It is worth noting that our hypothesis is also consistent with the differential speed of adjustment argument in conventional financial studies, where researchers usually regard lead–lag effect as evidence that information diffusion takes time in a less-than-perfectly-efficient market. For instance, Lo and MacKinlay (1990) find that the returns of large stocks lead those of smaller stocks, and Chordia and Swaminathan (2000) observe the lead–lag effect of short-term returns between high-volume portfolios and low-volume portfolios. Chordia and Swaminathan (2000) argue that this is because returns on low-volume portfolios respond more slowly to information in market returns. Similarly, Hou (2007) finds that the lead–lag effect between big firms and small firms is more evident within industries, and he believes that the slow diffusion of industry information is a leading cause of the lead–lag effect.

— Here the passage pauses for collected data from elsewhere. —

# BurnhamG/PyTorch-ScalableFHVAE

Hardware: AMD Instinct MI355X
Metric: segments/sec + ELBO (nats/frame), (B,20,80) fbank (higher is better)
Workload: dtype bf16; 1 GPU; c3: fhvae.FHVAE 2x256 LSTM enc/dec, z1=z2=32, 28k-seq mu2 table, batch 2048; per-GPU batch 2048, T=20, F=80, full train step (fwd+loss+bwd+Adam), intended objective, mu_idx uniform; global_batch=2048, parallelism=single

## Files before the change

### pytorch-scalablefhvae_amd/csrc/wgrad.hip

```cpp
#include "wgrad.h"

#include <algorithm>
#include <cstdlib>
#include <type_traits>
#include <vector>

#include "gemm_core.h"

namespace fh {

constexpr int kWgThreads = 512, kWgBM = 256, kMaxWgProblems = FHVAE_WGRAD_MAX_PROBLEMS;

struct WgBf16 {
  using T = u16;
  using Frag = bf16x8;
  static constexpr int BK = 64, KB = 32;
  static constexpr bool kSetprio = true;
  static constexpr unsigned kOob = 0x40000000u;
  static constexpr int64_t kMaxBytes = 1LL << 30;
  static constexpr double kRate = 1.0e15;
  static __device__ __forceinline__ int swizzle(int pc, int row) { return (((pc >> 1) ^ (row & 7)) << 1) | (pc & 1); }
  static constexpr int kXor = 7, kSegShift = 5;
  static __device__ __forceinline__ int krow(int gq, int i) { return 4 * gq + (i >> 2); }
  static __device__ __forceinline__ int sub(int i) { return 8 * (i & 3); }
  template <int RB>
  static __device__ __forceinline__ Frag read(const char* a0) {
    typedef s16x4 __attribute__((address_space(3))) * lds_p;
    union {
      struct {
        s16x4 lo, hi;
      } s;
      bf16x8 v;
    } u;
    u.s.lo = __builtin_amdgcn_ds_read_tr16_b64_v4i16((lds_p)(a0));
    u.s.hi = __builtin_amdgcn_ds_read_tr16_b64_v4i16((lds_p)(a0 + 16 * RB));
    return u.v;
  }
  static __device__ __forceinline__ f32x4 mfma(Frag a, Frag b, f32x4 c) { return __builtin_amdgcn_mfma_f32_16x16x32_bf16(a, b, c, 0, 0, 0); }
};

struct WgF32 {
  using T = float;
  using Frag = float;
  static constexpr int BK = 32, KB = 4;
  static constexpr bool kSetprio = false;
  static constexpr unsigned kOob = 0x7ffffff0u;
  static constexpr int64_t kMaxBytes = 0x7ffffff0LL;
  static constexpr double kRate = 140.0e12;
  static __device__ __forceinline__ int swizzle(int pc, int row) { return (((pc >> 2) ^ (row & 3)) << 2) | (pc & 3); }
  static constexpr int kXor = 3, kSegShift = 6;
  static __device__ __forceinline__ int krow(int gq, int i) { return gq; }
  static __device__ __forceinline__ int sub(int i) { return i * 4; }
  template <int RB>
  static __device__ __forceinline__ Frag read(const char* a0) {
    return *(const float*)a0;
  }
  static __device__ __forceinline__ f32x4 mfma(Frag a, Frag b, f32x4 c) { return __builtin_amdgcn_mfma_f32_16x16x4f32(a, b, c, 0, 0, 0); }
};
template <class T>
using WgElem = std::conditional_t<std::is_same<T, u16>::value, WgBf16, WgF32>;

template <class E>
struct WgGroupT {
  int n;
  int base[kMaxWgProblems + 1];
  WgProblemT<typename E::T> p[kMaxWgProblems];
};

template <class E, int W>
struct WgImg {
  static constexpr int RB = W * (int)sizeof(typename E::T);
  static constexpr int BYTES = E::BK * RB;
  static constexpr int CPR = RB / 16;
  static constexpr int RPI = 1024 / RB;
  static constexpr int NI = BYTES / 1024 / 8;
};

typedef void __attribute__((address_space(3))) * lds_void_p;

template <class E, int W, int NI>
__device__ __forceinline__ void wg_dma_offsets(unsigned (&voff)[NI], unsigned ld_bytes, int wave, int lane) {
  using I = WgImg<E, W>;
#pragma unroll
  for (int q = 0; q < I::NI; ++q) {
    const int row = (wave * I::NI + q) * I::RPI + lane / I::CPR;
    const int pc = lane % I::CPR;
    voff[q] = (unsigned)row * ld_bytes + (unsigned)E::swizzle(pc, row) * 16u;
  }
}

template <class E, int W, int NI>
__device__ __forceinline__ void wg_issue(char* stage, __amdgpu_buffer_rsrc_t rs, const unsigned (&voff)[NI], unsigned kbase, int wave) {
  using I = WgImg<E, W>;
#pragma unroll
  for (int q = 0; q < I::NI; ++q)
    __builtin_amdgcn_raw_ptr_buffer_load_lds(rs, (lds_void_p)(stage + (wave * I::NI + q) * 1024), 16, voff[q] + kbase, 0, 0, 0);
}

template <class E, int BN>
__global__ __launch_bounds__(kWgThreads) void wgrad_kernel(WgGroupT<E> g) {
  using T = typename E::T;
  using IA = WgImg<E, kWgBM>;
  using IB = WgImg<E, BN>;
  constexpr int STAGE = IA::BYTES + IB::BYTES;
  constexpr int TM = 8, TN = BN / 64;
  constexpr int BK = E::BK, NJ = BK / E::KB;
  __shared__ __attribute__((aligned(1024))) char stage0[STAGE];
  __shared__ __attribute__((aligned(1024))) char stage1[STAGE];

  int wg = blockIdx.x;
  {
    const int nb = gridDim.x;
    if (nb >= 16) {
      const int q = nb >> 3, r = nb & 7, xcd = wg & 7;
      wg = (xcd < r ? xcd * (q + 1) : r * (q + 1) + (xcd - r) * q) + (wg >> 3);
    }
  }
  int pi = 0;
  while (pi + 1 < g.n && wg >= g.base[pi + 1]) ++pi;
  const WgProblemT<T>& p = g.p[pi];
  const int local = wg - g.base[pi];
  const int mt = local % p.m_tiles, nt = (local / p.m_tiles) % p.n_tiles, sp = local / (p.m_tiles * p.n_tiles);
  const int ks_total = (p.K + BK - 1) / BK;
  const int ks0 = sp * p.ksteps_per, ks1 = min(ks_total, ks0 + p.ksteps_per);
  if (ks0 >= ks1) return;
  const int m0 = mt * kWgBM, n0 = nt * BN;

  const int tid = threadIdx.x, lane = tid & 63, wave = tid >> 6;
  const int wm = wave >> 2, wn = wave & 3;
  const int gq = lane >> 4, i = lane & 15;

  constexpr unsigned ES = sizeof(T);
  const unsigned lda_b = (unsigned)p.lda * ES, ldb_b = (unsigned)p.ldb * ES;
  const __amdgpu_buffer_rsrc_t rsa =
      __builtin_amdgcn_make_buffer_rsrc(const_cast<T*>(p.A + m0), 0, (int)(((int64_t)p.K * p.lda - p.a_col0 - m0) * ES), 0x00020000);
  const __amdgpu_buffer_rsrc_t rsb =
      __builtin_amdgcn_make_buffer_rsrc(const_cast<T*>(p.B + n0), 0, (int)(((int64_t)p.K * p.ldb - n0) * ES), 0x00020000);
  unsigned va[IA::NI], vb[IB::NI];
  wg_dma_offsets<E, kWgBM>(va, lda_b, wave, lane);
  wg_dma_offsets<E, BN>(vb, ldb_b, wave, lane);

  const int kr = E::krow(gq, i), x = kr & E::kXor;
  int offa[TM], offb[TN];
#pragma unroll
  for (int tm = 0; tm < TM; ++tm) offa[tm] = kr * IA::RB + (((wm * 8 + tm) ^ x) << E::kSegShift) + E::sub(i);
#pragma unroll
  for (int tn = 0; tn < TN; ++tn) offb[tn] = kr * IB::RB + (((wn * TN + tn) ^ x) << E::kSegShift) + E::sub(i);

  f32x4 acc[TM][TN];
#pragma unroll
  for (int tm = 0; tm < TM; ++tm)
#pragma unroll
    for (int tn = 0; tn < TN; ++tn) acc[tm][tn] = f32x4{0.f, 0.f, 0.f, 0.f};

  auto kofs = [&](int ks, unsigned ld_b) __attribute__((always_inline)) -> unsigned { return (unsigned)(ks * BK) * ld_b; };
  auto compute = [&](const char* As, char* nxt, int ks_next) __attribute__((always_inline)) {
    const char* Bs = As + IA::BYTES;
#pragma unroll
    for (int j = 0; j < NJ; ++j) {
      typename E::Frag a[TM], b[TN];
#pragma unroll
      for (int tn = 0; tn < TN; ++tn) b[tn] = E::template read<IB::RB>(Bs + offb[tn] + j * E::KB * IB::RB);
#pragma unroll
      for (int tm = 0; tm < TM; ++tm) a[tm] = E::template read<IA::RB>(As + offa[tm] + j * E::KB * IA::RB);
      if (j == 0 || j == NJ / 2) {
        const bool in = ks_next < ks1;
        if (j == 0)
          wg_issue<E, kWgBM>(nxt, rsa, va, in ? kofs(ks_next, lda_b) : E::kOob, wave);
        else
          wg_issue<E, BN>(nxt + IA::BYTES, rsb, vb, in ? kofs(ks_next, ldb_b) : E::kOob, wave);
      }
      if (E::kSetprio) __builtin_amdgcn_s_setprio(1);
#pragma unroll
      for (int tm = 0; tm < TM; ++tm)
#pragma unroll
        for (int tn = 0; tn < TN; ++tn) acc[tm][tn] = E::mfma(a[tm], b[tn], acc[tm][tn]);
      if (E::kSetprio) __builtin_amdgcn_s_setprio(0);
    }
  };
  auto step = [&](const char* cur, char* nxt, int ks_next) __attribute__((always_inline)) {
    asm volatile("s_waitcnt vmcnt(0)" ::: "memory");
    __builtin_amdgcn_s_barrier();
    compute(cur, nxt, ks_next);
    __builtin_amdgcn_s_barrier();
  };
  wg_issue<E, kWgBM>(stage0, rsa, va, kofs(ks0, lda_b), wave);
  wg_issue<E, BN>(stage0 + IA::BYTES, rsb, vb, kofs(ks0, ldb_b), wave);
  for (int ks = ks0; ks < ks1; ks += 2) {
    step(stage0, stage1, ks + 1);
    step(stage1, stage0, ks + 2);
  }
  asm volatile("s_waitcnt vmcnt(0)" ::: "memory");

#pragma unroll
  for (int tm = 0; tm < TM; ++tm)
#pragma unroll
    for (int tn = 0; tn < TN; ++tn) {
      const int n = n0 + wn * (BN / 4) + tn * 16 + i;
#pragma unroll
      for (int r = 0; r < 4; ++r) {
        const int m = m0 + wm * 128 + tm * 16 + 4 * gq + r;
        if (m < p.M && n < p.N) {
          float* c = p.C + (int64_t)m * p.ldc + n;
          if (p.splitk == 1 && !p.shared_c)
            *c += acc[tm][tn][r];
          else
            atomicAdd(c, acc[tm][tn][r]);
        }
      }
    }
}

template __global__ void wgrad_kernel<WgBf16, 256>(WgGroupT<WgBf16>);
template __global__ void wgrad_kernel<WgBf16, 128>(WgGroupT<WgBf16>);
template __global__ void wgrad_kernel<WgF32, 256>(WgGroupT<WgF32>);
template __global__ void wgrad_kernel<WgF32, 128>(WgGroupT<WgF32>);

template <class T>
bool wgrad_eligible(const WgProblemT<T>& p) {
  using E = WgElem<T>;
  constexpr int64_t ES = sizeof(T);
  if (p.M <= 0 || p.N <= 0 || p.K <= 0 || !p.A || !p.B || !p.C) return false;
  if ((((uintptr_t)p.A) | ((uintptr_t)p.B)) & 15) return false;
  if ((p.lda % (16 / ES)) || (p.ldb % (16 / ES)) || p.lda < p.a_col0 + p.M || p.ldb < p.N || p.a_col0 < 0) return false;
  if ((int64_t)p.K * p.lda * ES >= E::kMaxBytes || (int64_t)p.K * p.ldb * ES >= E::kMaxBytes) return false;
  return true;
}

template <class T>
static void plan_launch(const WgProblemT<T>* ps, fhvae_wgrad_plan& l) {
  using E = WgElem<T>;
  int64_t tiles = 0, ks_max = 1;
  for (int k = 0; k < l.n; ++k) {
    const WgProblemT<T>& p = ps[l.p[k].which];
    tiles += fh_cdiv(p.M, kWgBM) * fh_cdiv(p.N, l.BN);
    ks_max = std::max<int64_t>(ks_max, fh_cdiv(p.K, E::BK));
  }
  const double t_step = 2.0 * kWgBM * l.BN * E::BK / (E::kRate / 256), tile_bytes = 4.0 * kWgBM * l.BN;
  int64_t sk = 1;
  double best = 1e30;
  for (int64_t c = 1; c <= 64 && c * 2 <= ks_max; ++c) {
    const double waves = (double)fh_cdiv(tiles * c, 256), steps = (double)fh_cdiv(ks_max, c) + 2.0;
    const double t = waves * steps * t_step + (c > 1 ? tiles * c * tile_bytes / 1.3e12 : 0.0);
    if (t < best) best = t, sk = c;
  }
  l.sk = (int)sk;
  for (int k = 0; k < l.n; ++k) {
    auto& q = l.p[k];
    const WgProblemT<T>& p = ps[q.which];
    q.m_tiles = (int)fh_cdiv(p.M, kWgBM);
    q.n_tiles = (int)fh_cdiv(p.N, l.BN);
    const int64_t ks_total = fh_cdiv(p.K, E::BK);
    int64_t s = sk;
    if (s > ks_total / 2) s = ks_total / 2;
    if (s < 1) s = 1;
    q.ksteps_per = (int)fh_cdiv(ks_total, s);
    q.splitk = (int)fh_cdiv(ks_total, q.ksteps_per);
    l.grid += q.m_tiles * q.n_tiles * q.splitk;
    for (int b = 0; b < l.n; ++b)
      if (b != k && ps[l.p[b].which].C == p.C) q.shared_c = 1;
  }
}

template <class T>
static int plan_wgrad(const WgProblemT<T>* ps, int n, fhvae_wgrad_plan* out, int cap) {
  if (n > 256) return FHVAE_ERR_LIMIT;
  for (int k = 0; k < n; ++k)
    if (!wgrad_eligible(ps[k])) return FHVAE_ERR_ALIGN;
  int launches = 0;
  for (const int BN : {256, 128}) {
    fhvae_wgrad_plan* l = nullptr;
    for (int k = 0; k < n; ++k) {
      if ((ps[k].N > 128) != (BN == 256)) continue;
// ... 100 lines not shown
```

### pytorch-scalablefhvae_amd/csrc/lstm.hip

```cpp
#include "gemm_launch.h"
#include "lstm_cell.h"
#include "lstm_cluster.h"
#include "lstm_point.h"
#include "wgrad.h"
#include <algorithm>
#include <vector>
#include "trace.h"
#include <cstdlib>
#include <type_traits>

namespace fh {

constexpr int kCH = 32;

struct GateRowMap {
  int H;
  __device__ __forceinline__ int64_t operator()(int n) const {
    int unit = (n >> 6) * 16 + (n & 15);
    int gate = (n & 63) >> 4;
    return unit < H ? (int64_t)gate * H + unit : -1;
  }
  __device__ __forceinline__ bool all_valid(int n0, int n) const { return ((n0 + n) >> 6) * 16 <= H; }
};

// ... 741 lines not shown
  };
  auto wgrad = [&](const void* a, int64_t lda, const void* b, int64_t ldb, int64_t Kc, float* c, int64_t ldc, int64_t Ncols) {
    GemmParams p = {};
    p.seg[0] = Seg{a, lda, 0, b, ldb, 0, (int)Kc, 0};
    p.M = (int)G;
    p.N = (int)Ncols;
    p.C = c;
    p.ldc = ldc;
    p.splitk = 0;
    p.mode = 1;
    return p;
  };
  auto flush = [&]() -> int {
    int e = FHVAE_OK;
    for (int i = 0; i < ng && !e; i += kMaxGroup) e = launch_gemm_group(grp + i, ng - i < kMaxGroup ? ng - i : kMaxGroup, d->dtype, st);
    ng = 0;
    return e;
  };
  for (int l = 0; l < L; ++l) {
    const T* dgl = dg + (int64_t)l * T_ * B * G;
    const T* hl = hs + (int64_t)l * T_ * B * H;
    int e;
    if (bd->dw_hh[l] && T_ > 1 && !wgrad_long(dgl + B * G, G, hl, H, (T_ - 1) * B, bd->dw_hh[l], H, H))
      grp[ng++] = wgrad(dgl + B * G, G, hl, H, (T_ - 1) * B, bd->dw_hh[l], H, H);
    if (bd->dw_ih[l]) {
      if (l > 0) {
        if (!wgrad_long(dgl, G, hs + (int64_t)(l - 1) * T_ * B * H, H, T_ * B, bd->dw_ih[l], H, H))
          grp[ng++] = wgrad(dgl, G, hs + (int64_t)(l - 1) * T_ * B * H, H, T_ * B, bd->dw_ih[l], H, H);
      } else {
        if (I > 0 && !wgrad_long(dgl, G, op.x, I, T_ * B, bd->dw_ih[0], K0, I))
          grp[ng++] = wgrad(dgl, G, op.x, I, T_ * B, bd->dw_ih[0], K0, I);
        if (Ic > 0) {
          GemmParams p = wgrad(bd->dgsum, G, d->xc, Ic, B, bd->dw_ih[0] + I, K0, Ic);
          if (fq) {
            fq->push_back(p);
          } else {
            e = launch_gemm(p, FHVAE_F32, st);
            if (e) return e;
          }
        }
      }
    }
    if (!pl.form) {
      if (l == 0 && Ic > 0 && bd->dgsum)
        e = launch_colsum(bd->dgsum, FHVAE_F32, G, bd->db_ih[l], bd->db_hh[l], B, G, st);
      else
        e = launch_colsum(dgl, d->dtype, G, bd->db_ih[l], bd->db_hh[l], T_ * B, G, st);
      if (e) return e;
    }
  }
  return flush();
}

static int lstm_dxc(const fhvae_lstm_bwd_desc* bd, hipStream_t st, bool zeroed) {
  const fhvae_lstm_desc* d = &bd->f;
  if (!bd->d_xc || d->Ic <= 0) return FHVAE_OK;
  const int64_t G = 4 * d->H, K0 = d->I + d->Ic;
  GemmParams p = {};
  p.seg[0] = Seg{bd->dgsum, G, 1, d->w_ih[0] + d->I, K0, 0, (int)G, 0};
  p.M = (int)d->B;
  p.N = (int)d->Ic;
  p.C = bd->d_xc;
  p.ldc = d->Ic;
  const int64_t tiles = fh_cdiv(d->B, 64) * fh_cdiv(d->Ic, 64);
  if (tiles <= 64 && G >= 512) {
    const int64_t n = d->B * d->Ic;
    if (!zeroed) hipLaunchKernelGGL(zero_f32_kernel, dim3((unsigned)fh_cdiv(n, 1024)), dim3(256), 0, st, bd->d_xc, n);
    p.mode = 2;
    int64_t sk = 256 / tiles;
    while (sk > 1 && G / sk < 128) sk >>= 1;
    p.splitk = (int)(sk < 4 ? 4 : sk > 16 ? 16 : sk);
  } else {
    p.splitk = 1;
  }
  return launch_gemm(p, FHVAE_F32, st);
}

template <typename T>
static int lstm_seq_bwd_t(const fhvae_lstm_bwd_desc* bd, const LstmPlan& pl, const Ops<T>& op, bool rec, bool par, hipStream_t st) {
  int e;
  if (rec) {
    e = lstm_bwd_impl<T>(bd, pl, op, st);
    if (e) return e;
    e = lstm_dxc(bd, st, pl.bwd_zeroes_dxc);
    if (e) return e;
  }
  if (!par) return FHVAE_OK;
  std::vector<WgProblemT<T>> wq;
  e = lstm_param_grads<T>(bd, pl, op, st, &wq);
  if (e) return e;
  return launch_wgrad(wq.data(), (int)wq.size(), st);
}

extern "C" int fhvae_lstm_seq_bwd(const fhvae_lstm_bwd_desc* bd, void* stream) {
  FH_CHECK_PTR(bd);
  const fhvae_lstm_desc* d = &bd->f;
  int e = check_desc(d);
  if (e) return e;
  FH_CHECK_PTR(bd->dgates);
  FH_CHECK_PTR(bd->dc);
  if (d->Ic > 0) FH_CHECK_PTR(bd->dgsum);
  if (bd->phase < 0 || bd->phase > 2) return FHVAE_ERR_SHAPE;
  const bool rec = bd->phase != 2, par = bd->phase != 1;
  if (rec && !bd->d_hs_top && !bd->d_hn) return FHVAE_ERR_NULL;
  hipStream_t st = (hipStream_t)stream;
  const LstmPlan pl = lstm_plan(d);
  if (d->dtype == FHVAE_F32) return lstm_seq_bwd_t<float>(bd, pl, ops_f32(d), rec, par, st);
  return lstm_seq_bwd_t<u16>(bd, pl, ops_bf16(d), rec, par, st);
}
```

It will be really interesting therefore to see if the lead–lag effect exists in crypto tokens, and our study is among the first to formally examine the lead–lag effect in crypto-tokens on a large scale. Some existing literature looks into the cross-correlation of cryptocurrencies but most of them focus on the major ones such as Bitcoin and Ethereum. For example, Sifat et al. (2019) investigate the lead–lag relationship between Bitcoin and Ethereum and found evidence of bi-directional causality between the two assets. Hu et al. (2019ab) report evidence that the market returns of all other coins are strongly correlated with Bitcoin returns. Vidal-Tomás (2022) on the other hand, seems to find evidence that Metaverse and play-to-earn tokens are only weakly correlated to a crypto market benchmark index, predominantly consisting of Bitcoin and Ethereum. None of the studies consider the cross-sectional correlations among tokens other than Bitcoin and Ethereum, let alone the timing differences. We expect to provide empirical results on the potential lead–lag relationships of Metaverse crypto tokens and close the gap between conventional financial markets and crypto markets. In addition, as Metaverses are still a nascent yet fast-growing industry and attract a lot of attention from researchers, investors and regulatory bodies, empirical evidence on lead–lag effect (or the lack of it) will provide us with important implications and guidance for future practices.

Methods

We collected the daily price series of 197 Metaverse tokens from the Investing.com database using investpy—an extensible and open Python package for data extraction (del Canto 2021). Investing.com represents one of the highly-referenced price-tracking platforms among the scholarly community (Alves et al. 2020; Hernández-Nieves et al. 2021), which covers crypto assets (El-Berawi et al. 2021) and other asset classes (Liu et al. 2017). With Metaverse being the “Year in a Word 2021” by the Financial Times (Waters 2021), the sampled time period (all trading days between March 21, 2021, and March 20, 2022) was chosen because it captures the entire duration of the Metaverse hype before the crypto crash in 2022 (see Fig. 2 for the Google search trends of "metaverse"), which allows a reasonably sufficient amount of time lag for information diffusion and market responses. Three data time series were obtained for each token entry: the daily opening prices, the daily closing prices, and trading volumes, and the daily returns are derived from the daily opening prices and the daily closing prices.

Fig. 2
figure 2

Google search interest during the sample time period

We conducted an empirical study to determine whether the daily returns of the leading tokens are cross-correlated with the values of follower tokens at later times, using Metaverse token prices from Investing.com. Our study is carried out in two phases to investigate the hypothesized effects. Phase 1 used spectral clustering to categorise Metaverse tokens against the similarity in trading volume patterns, extending the approaches by Shi and Malik (2000). Spectral clustering, which is based on algebraic graph theory, has piqued the interest of academia in recent years due to its strong theoretical foundations as well as the capability of processing the time series with high dimensions and dealing with arbitrarily shaped datasets (Cai et al. 2011; Damle et al. 2019; Shang et al. 2016; Von Luxburg 2007). This approach may be used to locate normalized graph cuts if the affinity matrix is the graph's adjacency matrix (Shi and Malik 2000). Its results frequently surpass traditional algorithms such as k-means or methods using a single linkage, especially when the structure of the individual clusters is significantly non-convex, such as when clusters are nested circles on the plane (Von Luxburg 2007).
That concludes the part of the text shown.